The code submitted by Chris Sier's working group on cost disclosure should make a material and positive difference to the industry, writes the Society of Pension Professionals' president Paul McGlone, but schemes have an obligation to make use of this new information.
Not all of the detail is yet available, with a summary of the report sufficing until the launch of the body that will oversee the code, but what we can see, both in formal documents and from comments made by those close to the IDWG, is encouraging and welcome.
It should make a material and positive difference to the industry.
At the core of the code is transparency of investment costs. This goes back a long way, at least to the Myners report in 2001. Few would object to that simple principle, but it has been difficult to deliver in practice.
If this information is important for schemes to have then it is important to understand
One barrier has been commercial pressure. Many managers did not want to be the first to disclose the full costs involved with managing assets.
Even those that did faced consistency issues – different managers took different approaches, while different asset classes faced different elements of costs. Schemes therefore struggled to obtain, and then make sense of, the necessary information.
The code helps with these. Most managers are now supportive of transparency, but the code removes the commercial risk of disclosing information.
Indeed, there is now more commercial risk in not disclosing information, and the templates due later in the year will help provide consistency.
Demand quick sign-up
However, while this is clearly a step forward, further challenges remain before the code fulfils its potential.
Availability of data remains an issue in some areas, particularly when relying on third parties. Managers are working hard to fill gaps, and consistent templates will give added impetus to this, as they know that the requirements are now relatively stable.
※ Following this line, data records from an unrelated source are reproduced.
template <class W, int FMT, int OQPSK, int KS, int LUT = 0>
__device__ __forceinline__ void
rotwin_demod(const DemodLaunch &L)
{
	typedef typename RFmt<FMT>::sample_t sample_t;
	constexpr int kBack = W::kBack, SLIDE = W::SLIDE, AMAX = W::AMAX, BLOCK = W::BLOCK, NCH = W::NW / W::SLIDE, GPS = W::SLIDE / 4;
	constexpr int NST = GPS * W::DEPTH;
	static_assert(W::DEPTH >= W::MAXSL, "a loop iteration may slide MAXSL times");
	constexpr int ROTN = W::ROTN, RING = W::RING, RGR = RING / 8;
	constexpr bool GATHER = W::GATHER;
	static_assert(RING == 32 || RING == 16, "output ring");
	constexpr int RS = W::REGSLOTS;
#ifndef ROT_PRIO
#define ROT_PRIO 1
#endif
#ifndef ROT_PRIO_LEVEL
#define ROT_PRIO_LEVEL 2
#endif
	constexpr int PRIO = ROT_PRIO;

	extern __shared__ __attribute__((aligned(16))) unsigned char lds[];
	float *ctab = reinterpret_cast<float *>(lds);
	float *lut = ctab + L.ctab_floats;
	enum { S_GAIN, S_BIAS_RE, S_BIAS_IM, S_PHASE, S_FREQ, S_ERR, S_FLAGS, S_TPREV, S_INPHASE, S_EVCALL, S_FIRSTLOCK, S_LASTV, S_COUNT };
	static_assert(S_COUNT == MDEMOD_RW_STATE_SLOTS, "host LDS sizing");
	uint32_t sl_addr = (uint32_t)(uintptr_t)(__attribute__((address_space(3))) unsigned char *)lds
	                   + 4u * (L.ctab_floats + 32u + (threadIdx.x >> 6) * (uint32_t)(S_COUNT * 64) + (threadIdx.x & 63u));
	asm("" : "+v"(sl_addr));
	float *sl = (float *)(__attribute__((address_space(3))) float *)(uintptr_t)sl_addr;
	int *sli = reinterpret_cast<int *>(sl);
	uint4 *stage = reinterpret_cast<uint4 *>(lut + 32 + (BLOCK / 64) * (S_COUNT * 64)) + threadIdx.x;
	const uint32_t ctab_addr = (uint32_t)(uintptr_t)(__attribute__((address_space(3))) unsigned char *)lds;
	W win;
	rot_sinlut_t *sintab = reinterpret_cast<rot_sinlut_t *>(stage - threadIdx.x + BLOCK * RGR);
	if constexpr (LUT) md_sin_lut_fill(sintab, (int)threadIdx.x, BLOCK);
	win.setup(ctab_addr + (uint32_t)(reinterpret_cast<unsigned char *>(stage - threadIdx.x + BLOCK * RGR) - lds) + (LUT ? MDEMOD_SIN_LUT_BYTES : 0));
	rot_i4 *clktab = reinterpret_cast<rot_i4 *>(reinterpret_cast<unsigned char *>(stage - threadIdx.x + BLOCK * RGR) + (LUT ? MDEMOD_SIN_LUT_BYTES : 0));

	const DemodConsts &C = L.c;
	const uint32_t stream = blockIdx.x * blockDim.x + threadIdx.x;
	const bool valid = stream < L.n_streams;

	for (uint32_t i = threadIdx.x; i < L.ctab_floats; i += blockDim.x) ctab[i] = L.ctab[i];
	if (threadIdx.x < 32) lut[threadIdx.x] = L.tanh_lut[threadIdx.x];
	const bool has_clktab = KS != 109 && C.clock_tab != nullptr;
	if (has_clktab)
		for (int i = (int)threadIdx.x; i < 4 * C.interp; i += (int)blockDim.x) clktab[i] = reinterpret_cast<const rot_i4 *>(C.clock_tab)[i];

	int n = 0;
	const sample_t *src = nullptr;
	if (valid) {
		n = (int)(L.n_samples_arr ? L.n_samples_arr[stream] : L.n_samples);
		const uint64_t off = L.iq_offset ? L.iq_offset[stream] : (uint64_t)stream * L.iq_stride;
		src = reinterpret_cast<const sample_t *>(L.iq) + off;
	}
	const int v_end = kBack + n;
	const int interp = C.interp;

	float t_phase = 0.0f, t_freq = C.t_center;
	int dual_state = 1;
	float r_gain = 1.0f, r_bias_re = 0.0f, r_bias_im = 0.0f, r_phase = 0.0f, r_freq = 0.0f;
	float r_err = 1000.0f, r_tprev = 0.0f;
	int r_flags = 0, r_lastv = -1;
	auto ld_err = [&]() -> float { return (RS & 1) ? r_err : sl[S_ERR * 64]; };
	auto st_err = [&](float v) { if (RS & 1) r_err = v; else sl[S_ERR * 64] = v; };
	auto ld_tprev = [&]() -> float { return (RS & 2) ? r_tprev : sl[S_TPREV * 64]; };
	auto st_tprev = [&](float v) { if (RS & 2) r_tprev = v; else sl[S_TPREV * 64] = v; };
	auto ld_flags = [&]() -> int { return (RS & 4) ? r_flags : sli[S_FLAGS * 64]; };
	auto st_flags = [&](int v) { if (RS & 4) r_flags = v; else sli[S_FLAGS * 64] = v; };
	auto ld_lastv = [&]() -> int { return (RS & 8) ? r_lastv : sli[S_LASTV * 64]; };
	auto st_lastv = [&](int v) { if (RS & 8) r_lastv = v; else sli[S_LASTV * 64] = v; };
	{
		float err = 1000.0f, t_prev = 0.0f, inph = 0.0f;
		int fl = MDEMOD_FLAG_UPDOWN_POS | (1 << MDEMOD_FLAG_DUAL_SHIFT);
		if (valid) {
			r_gain = L.st.agc_gain[stream]; r_bias_re = L.st.agc_bias_re[stream]; r_bias_im = L.st.agc_bias_im[stream];
			r_phase = L.st.pll_phase[stream]; r_freq = L.st.pll_freq[stream]; err = L.st.pll_err[stream];
			fl = L.st.flags[stream];
			t_phase = L.st.t_phase[stream]; t_freq = L.st.t_freq[stream]; t_prev = L.st.t_prev[stream];
			inph = L.st.inphase[stream];
		}
		dual_state = (fl >> MDEMOD_FLAG_DUAL_SHIFT) & 3;
		st_err(err);
		st_flags(fl & 7);
		st_tprev(t_prev); sl[S_INPHASE * 64] = inph;
		sli[S_EVCALL * 64] = 0; sli[S_FIRSTLOCK * 64] = -1; st_lastv(-1);
	}

	const float2 *hist_in = reinterpret_cast<const float2 *>(L.st.hist) + (size_t)(valid ? stream : 0) * kBack;
	if constexpr (!GATHER) {
		const float2 *hist = hist_in;
#pragma unroll 1
		for (int c = 0; c < kBack / SLIDE; c++) win.put_history(hist + c * SLIDE, valid, __builtin_amdgcn_readfirstlane(c));
#pragma unroll 1
		for (int c = 0; c < NCH - kBack / SLIDE; c++) {
			RGran<FMT> g[GPS];
#pragma unroll
			for (int i = 0; i < GPS; i++) g[i] = rot_fetch<FMT>(src, SLIDE * c + 4 * i, n);
			win.put_init(g, __builtin_amdgcn_readfirstlane(kBack / SLIDE + c));
		}
	}
	int g_load = (W::NW - kBack) / 4;
	RGran<FMT> stg[GATHER ? 1 : NST];
	if constexpr (!GATHER) {
#pragma unroll
		for (int i = 0; i < NST; i++) stg[i] = rot_fetch<FMT>(src, 4 * (g_load + i), n);
		g_load += NST;
	}

	__syncthreads();

	int rot = 0;
	int slot = 1;
	int base = 0;
	if constexpr (W::SCALAR_SLIDE) asm("s_mov_b32 %0, 0\n\ts_mov_b32 %1, 0" : "=s"(rot), "=s"(base));
	int isub = 0, bank = interp - 1;
	bool fired = false;
	bool done = !valid || n == 0;
	constexpr int V_DONE = 0x3FFFFFFF;
	int v_cur = done ? V_DONE : kBack - 1;
	uint32_t sym_call = 0;
	RotClockConsts K;
	K.k_safe = C.step_safe; K.f_hi = C.step_fmax; K.magic = C.interp_magic; K.interp = C.interp; K.inv = C.step_inv;
	K.steps_need = ((KS == 109 ? CJ109_MAX_STEPS : C.step_safe) + 4 + C.interp - 1) / C.interp;
	K.jump = C.jump;
	K.tab = has_clktab ? (rot_clktab_t)clktab : (rot_clktab_t)0;
	const int v_fast_end = v_end - K.steps_need;
	float k_t_alpha = C.t_alpha, k_t_beta = C.t_beta, k_t_center = C.t_center, k_pll_alpha = C.pll_alpha, k_pll_beta = C.pll_beta;
	if constexpr (W::VCONST) asm("" : "+v"(k_t_alpha), "+v"(k_t_beta), "+v"(k_t_center), "+v"(k_pll_alpha), "+v"(k_pll_beta));

	int n_wave_max = n;
	for (int o = 32; o > 0; o >>= 1) {
		const int other = __shfl_xor(n_wave_max, o);
		n_wave_max = other > n_wave_max ? other : n_wave_max;
	}
	n_wave_max = __builtin_amdgcn_readfirstlane(n_wave_max);
	const uint64_t guard64 = 4ull * (uint64_t)(n_wave_max + kBack) * (uint64_t)interp + 4096ull;
	uint32_t guard = guard64 > 0xFFFFFFFFull ? 0xFFFFFFFFu : (uint32_t)guard64;
#ifdef ROT_EXP_TIMING
	uint64_t tacc[5] = { 0, 0, 0, 0, 0 }, tlast = clock64();
	uint32_t n_iter = 0, n_fir = 0, n_slide = 0, n_wslow = 0;
#define ROT_TICK(i) do { const uint64_t t_ = clock64(); tacc[i] += t_ - tlast; tlast = t_; } while (0)
#else
#define ROT_TICK(i) do { } while (0)
#endif
	do {
		ROT_TICK(4);
		if (!fired && !done) {
			const float thr = OQPSK ? (float)dual_state * MD_PI_F : MD_TWO_PI_F;
			rot_clock_fast<KS>(K, thr, v_end, v_fast_end, t_phase, t_freq, isub, v_cur, bank, fired);
			while (!fired && !done) {
				if (isub == 0) {
					if (v_cur + 1 >= v_end) { done = true; v_cur = V_DONE; break; }
					v_cur++;
				}
				t_phase = t_phase + t_freq;
				bank = interp - 1 - isub;
				isub = (isub + 1 == interp) ? 0 : isub + 1;
				if (t_phase >= thr) fired = true;
			}
		}
		if constexpr (GATHER) if (md_all(v_cur == V_DONE)) break;
		ROT_TICK(0);
#ifdef ROT_EXP_TIMING
		n_iter++;
#endif

		bool all_done = false;
		if constexpr (!GATHER)
#pragma unroll
		for (int r = 0; r < W::MAXSL; r++) {
			const int a_now = v_cur - kBack - base;
			if (md_all(a_now >= SLIDE)) {
				if (md_all(v_cur == V_DONE)) { all_done = true; break; }
				RGran<FMT> g[GPS];
#pragma unroll
				for (int i = 0; i < GPS; i++) g[i] = stg[i];
				if constexpr (W::SCALAR_SLIDE) win.slide(g, rot, base);
				else {
					win.put(g, __builtin_amdgcn_readfirstlane(rot));
					rot = __builtin_amdgcn_readfirstlane((rot == ROTN - 1) ? 0 : rot + 1);
					base = __builtin_amdgcn_readfirstlane(base + SLIDE);
				}
#pragma unroll
				for (int i = 0; i + GPS < NST; i++) stg[i] = stg[i + GPS];
				const int m_new = 4 * g_load;
				if (md_all(m_new + SLIDE - 1 < n)) {
#pragma unroll
					for (int i = 0; i < GPS; i++) __builtin_memcpy(&stg[NST - GPS + i], src + m_new + 4 * i, sizeof(RGran<FMT>));
				} else {
#pragma unroll
					for (int i = 0; i < GPS; i++) stg[NST - GPS + i] = rot_fetch<FMT>(src, m_new + 4 * i, n);
				}
				g_load += GPS;
			}
		}
		if (all_done) break;

		ROT_TICK(1);
		const int a = v_cur - kBack - base;
		if (fired && (GATHER || a <= AMAX) && (!(OQPSK && ROT_OQ_SYNC) || dual_state == slot)) {
			fired = false;
			cf32 y;
			if constexpr (GATHER) win.fir_gather(ctab_addr, src, hist_in, v_cur, n, bank, C, y.re, y.im);
			else win.fir(ctab_addr, a, bank, C, W::SCALAR_SLIDE ? rot : __builtin_amdgcn_readfirstlane(rot), y.re, y.im);
			if (PRIO) __builtin_amdgcn_s_setprio(ROT_PRIO_LEVEL);
			ROT_TICK(2);
#ifdef ROT_EXP_TIMING
			n_fir++;
#endif

			y = md_agc<(KS == 14 && !OQPSK && LUT)>(y, r_gain, r_bias_re, r_bias_im);
			uint32_t fl = (uint32_t)ld_flags();
			PllWord pll;
			pll.phase = r_phase; pll.freq = r_freq;
			pll.err = ld_err();

			float sn, cs;
			if constexpr (LUT) {
				sn = md_sin_from_code_lut(sintab, md_turn_code<false>(-pll.phase));
				cs = md_sin_from_code_lut(sintab, md_turn_code<false>((float)((double)(-pll.phase) + MD_HALF_PI_D)));
			} else {
				sn = md_fast_sin<false>(-pll.phase);
				cs = md_fast_cos<false>(-pll.phase);
			}
			bool emit = true;
			float out_re, out_im;
			if (OQPSK) {
				float inphase = sl[S_INPHASE * 64];
				const int rail = ROT_OQ_SYNC ? slot : dual_state;
				if (rail == 1) { inphase = y.re * cs - y.im * sn; emit = false; sl[S_INPHASE * 64] = inphase; }
				out_re = inphase;
				out_im = y.re * sn + y.im * cs;
				dual_state = 3 - rail;
			} else {
				out_re = y.re * cs - y.im * sn;
				out_im = y.re * sn + y.im * cs;
			}
			md_nco_advance<true>(pll.phase, pll.freq);

			if (emit) {
				const bool again = (v_cur == ld_lastv());
				st_lastv(v_cur);
				if (__builtin_expect(md_any(again), 0)) { if (again) sym_call--; }
				float t_prev = ld_tprev();
				md_timing_update(t_phase, t_freq, t_prev, k_t_alpha, k_t_beta, k_t_center, C.t_maxdev, out_im);
				st_tprev(t_prev);
			}
			rot_clock_fast<KS>(K, OQPSK ? (float)dual_state * MD_PI_F : MD_TWO_PI_F, v_end, v_fast_end, t_phase, t_freq, isub, v_cur, bank, fired,
			                   OQPSK ? (ROT_OQ_SYNC ? 2 - slot : -1) : 0);
#ifdef ROT_EXP_TIMING
			if (!fired) n_slide++;
			if (md_any(!fired)) n_wslow++;
#endif
			if (emit) {
				uint32_t first = 0;
				const uint32_t changed = md_pll_update_packed(pll, fl, lut, k_pll_alpha, k_pll_beta, C.pll_fmax, out_re, out_im, first);
				if (__builtin_expect(changed != 0, 0)) {
					if (first) sli[S_FIRSTLOCK * 64] = (int)sym_call;
					const int ev_call = sli[S_EVCALL * 64];
					if (ev_call < MDEMOD_MAX_LOCK_EVENTS) {
						mdemod_lock_event ev;
						ev.symbol = L.st.n_symbols[stream] + sym_call; ev.locked = (int)(fl & 1u); ev.pad = 0;
						L.st.events[(size_t)stream * MDEMOD_MAX_LOCK_EVENTS + ev_call] = ev;
					}
					sli[S_EVCALL * 64] = ev_call + 1;
				}
				const uint32_t sym = (uint32_t)(md_quantise(out_re) & 0xFF) | ((uint32_t)(md_quantise(out_im) & 0xFF) << 8);
				const uint32_t k = sym_call & (uint32_t)(RING - 1);
				reinterpret_cast<uint16_t *>(stage + (k >> 3) * BLOCK)[k & 7u] = (uint16_t)sym;
				sym_call++;
				if (__builtin_expect((sym_call & (uint32_t)(RING - 1)) == 0, 0)) {
					int8_t *soft_out = L.soft + (size_t)stream * L.soft_stride * 2;
					if (__builtin_expect(sym_call <= L.soft_cap, 1)) {
						int8_t *dst = soft_out + 2 * (size_t)(sym_call - RING);
#pragma unroll
						for (int g4 = 0; g4 < RGR; g4++) {
							const uint4 qv = stage[g4 * BLOCK];
							__builtin_memcpy(dst + 16 * g4, &qv, 16);
							asm volatile("" ::: "memory");
						}
					} else {
						fl |= 8;
						for (uint32_t i = 0; i < (uint32_t)RING && sym_call - RING + i < L.soft_cap; i++)
							*reinterpret_cast<uint16_t *>(soft_out + 2 * (size_t)(sym_call - RING + i)) =
							    reinterpret_cast<const uint16_t *>(stage + (i >> 3) * BLOCK)[i & 7u];
					}
				}
			}
			r_phase = pll.phase; r_freq = pll.freq;
			st_err(pll.err);
			st_flags((int)fl);
			if (PRIO == 1) __builtin_amdgcn_s_setprio(0);
			ROT_TICK(3);
		}
		if (OQPSK && ROT_OQ_SYNC) slot = __builtin_amdgcn_readfirstlane(3 - slot);
	} while (--guard);
#ifdef ROT_EXP_TIMING
	for (int o = 32; o > 0; o >>= 1) n_slide += __shfl_xor(n_slide, o);
	if (blockIdx.x == 100 && threadIdx.x == 0)
		printf("ROT_TIMING iters %u firs %u (lanes left to the stepping loop: %u of the wave's, in %u firings) cycles: clock %llu slide %llu fir %llu scalar %llu latch %llu\n", n_iter, n_fir, n_slide, n_wslow,
		       (unsigned long long)tacc[0], (unsigned long long)tacc[1], (unsigned long long)tacc[2], (unsigned long long)tacc[3], (unsigned long long)tacc[4]);
#endif

	if (guard == 0) st_flags(ld_flags() | 8);

	uint32_t stream_e = stream;
	asm volatile("" : "+v"(stream_e));
	int8_t *soft_e = L.soft + (size_t)stream_e * L.soft_stride * 2;
	int overflow = (ld_flags() >> 3) & 1;

	if (valid) {
		const uint32_t r = sym_call & (uint32_t)(RING - 1), sb = sym_call - r;
		for (uint32_t g = 0; g < (r >> 3); g++) {
			if (sb + 8 * g + 8 <= L.soft_cap) { const uint4 qv = stage[g * BLOCK]; __builtin_memcpy(soft_e + 2 * (size_t)(sb + 8 * g), &qv, 16); }
			else for (uint32_t i = 0; i < 8; i++) {
				if (sb + 8 * g + i < L.soft_cap) *reinterpret_cast<uint16_t *>(soft_e + 2 * (size_t)(sb + 8 * g + i)) = reinterpret_cast<const uint16_t *>(stage + g * BLOCK)[i];
				else overflow = 1;
			}
		}
		for (uint32_t i = r & ~7u; i < r; i++) {
			if (sb + i < L.soft_cap) *reinterpret_cast<uint16_t *>(soft_e + 2 * (size_t)(sb + i)) = reinterpret_cast<const uint16_t *>(stage + (i >> 3) * BLOCK)[i & 7u];
			else overflow = 1;
		}
	}

	if (valid) {
		const int fl = ld_flags();
		L.st.agc_gain[stream_e] = r_gain; L.st.agc_bias_re[stream_e] = r_bias_re; L.st.agc_bias_im[stream_e] = r_bias_im;
		L.st.pll_phase[stream_e] = r_phase; L.st.pll_freq[stream_e] = r_freq; L.st.pll_err[stream_e] = ld_err();
		L.st.flags[stream_e] = (fl & 7) | (dual_state << MDEMOD_FLAG_DUAL_SHIFT);
		L.st.t_phase[stream_e] = t_phase; L.st.t_freq[stream_e] = t_freq; L.st.t_prev[stream_e] = ld_tprev();
		L.st.inphase[stream_e] = sl[S_INPHASE * 64];
		const uint64_t nsym0 = L.st.n_symbols[stream_e];
		const int first_lock_call = sli[S_FIRSTLOCK * 64];
		L.st.n_samples[stream_e] += (uint64_t)n;
		L.st.n_symbols[stream_e] = nsym0 + sym_call;
		if (first_lock_call >= 0) L.st.first_lock[stream_e] = (int64_t)(nsym0 + (uint32_t)first_lock_call);
		L.st.sym_this_call[stream_e] = sym_call;
		L.st.ev_this_call[stream_e] = (uint32_t)sli[S_EVCALL * 64];
		L.st.overflow[stream_e] = overflow;

		float2 *hist = reinterpret_cast<float2 *>(L.st.hist) + (size_t)stream_e * kBack;
		for (int k = 0; k < kBack; k++) {
			const int idx = n + k;
			float2 h;
			if (idx < kBack) h = hist[idx];
			else {
				const sample_t raw = src[idx - kBack];
				if constexpr (FMT == 16) h = make_float2((float)(int)(int16_t)(raw & 0xFFFFu), (float)((int)raw >> 16));
				else if constexpr (FMT == 8) h = make_float2((float)((int)(raw & 0xFFu) - 128), (float)((int)(raw >> 8) - 128));
				else h = raw;
			}
			hist[k] = h;
		}
	}
}


}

Take-up of the standards is something to keep an eye on. For UK managers dealing with UK schemes we expect to see rapid response.
The willingness of managers to sign-up to the Local Government Pension Schemes’ own transparency code is evidence of this. However, in a global market it is difficult to see all international managers adopting UK standards unless they have a substantial UK pension scheme client base.
It is not clear how schemes and advisers will treat those managers who refuse to provide the information.
Small schemes may be swamped
Perhaps the biggest challenge is what to do with the information. With disclosures from multiple managers, even in the same format, there is a risk that trustees feel swamped with data.
Some boards will have the skills and time to analyse the new data themselves. Those that do not will need advice and support from elsewhere, but that will cost.
If this information is important for schemes to have then it is important to understand. So what can schemes realistically do? In the short term possibly not a lot. Smaller schemes will not be able to influence costs any more than they can influence, for example, an environmental, social or governance policy.
Larger schemes, advisers and consolidators like fiduciary managers should have greater influence, and in the long term smaller schemes will play a role as managers that are outliers start to come under pressure in manager reviews.
Cheap is not always good
As to what represents an ‘outlier’, that does not just mean higher costs. For example, as cyber threats grow, managers who spend the least amount of time protecting their assets from this emerging threat may be more at risk than those that spend more.
The code allows schemes to access and interpret this sort of information for the first time, allowing them to engage with managers to get a better judgement of the value being added.
Looking to the future, it is unlikely that the initial templates will be static, and it is right for the IDWG to put in place a review process from outset.
In the same vein, it is helpful that compliance will not, at least initially, be documented in a specific FCA rule. Mandating at this stage would only stifle evolution and innovation, and that would risk turning helpful information into unhelpful box-ticking.
The IDWG cost code is absolutely up to scratch – it is certainly not finished but it is a great start.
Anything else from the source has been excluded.